_PROVIDED INFORMATION_
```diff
+                        }
+                        if (i & 1) {
+                            T* rowp[4];
+#pragma unroll
+                            for (int k = 0; k < 4; ++k) {
+                                rowp[k] = mr < p.M ? outp + pix * p.ldo : nullptr;
+                                mr += 8;
+                                ox += 8;
+                                pix += 8 * s;
+                                if (ox >= p.Wout) {
+                                    ox -= p.Wout;
+                                    pix += wrap;
+                                }
+                            }
+                            flush_rows32<T>(sr, so, rowp, col, p.split_off, true, true);
+                        }
+                    }
+                    return;
+                }
             }
             if (plain_full && p.act == BS_ACT_GELU && !p.res && p.out_f8 && !p.scale && p.split_off == p.N && p.N % 8 == 0) {
                 BS_FRESH_LANE
```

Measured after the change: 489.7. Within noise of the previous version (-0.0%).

_WORK REQUEST_
Every entry should be reproduced exactly, with no part omitted.

_ANSWER TO THIS EXERCISE_
```diff
+                        }
+                        if (i & 1) {
+                            T* rowp[4];
+#pragma unroll
+                            for (int k = 0; k < 4; ++k) {
+                                rowp[k] = mr < p.M ? outp + pix * p.ldo : nullptr;
+                                mr += 8;
+                                ox += 8;
+                                pix += 8 * s;
+                                if (ox >= p.Wout) {
+                                    ox -= p.Wout;
+                                    pix += wrap;
+                                }
+                            }
+                            flush_rows32<T>(sr, so, rowp, col, p.split_off, true, true);
+                        }
+                    }
+                    return;
+                }
             }
             if (plain_full && p.act == BS_ACT_GELU && !p.res && p.out_f8 && !p.scale && p.split_off == p.N && p.N % 8 == 0) {
                 BS_FRESH_LANE
```

Measured after the change: 489.7. Within noise of the previous version (-0.0%).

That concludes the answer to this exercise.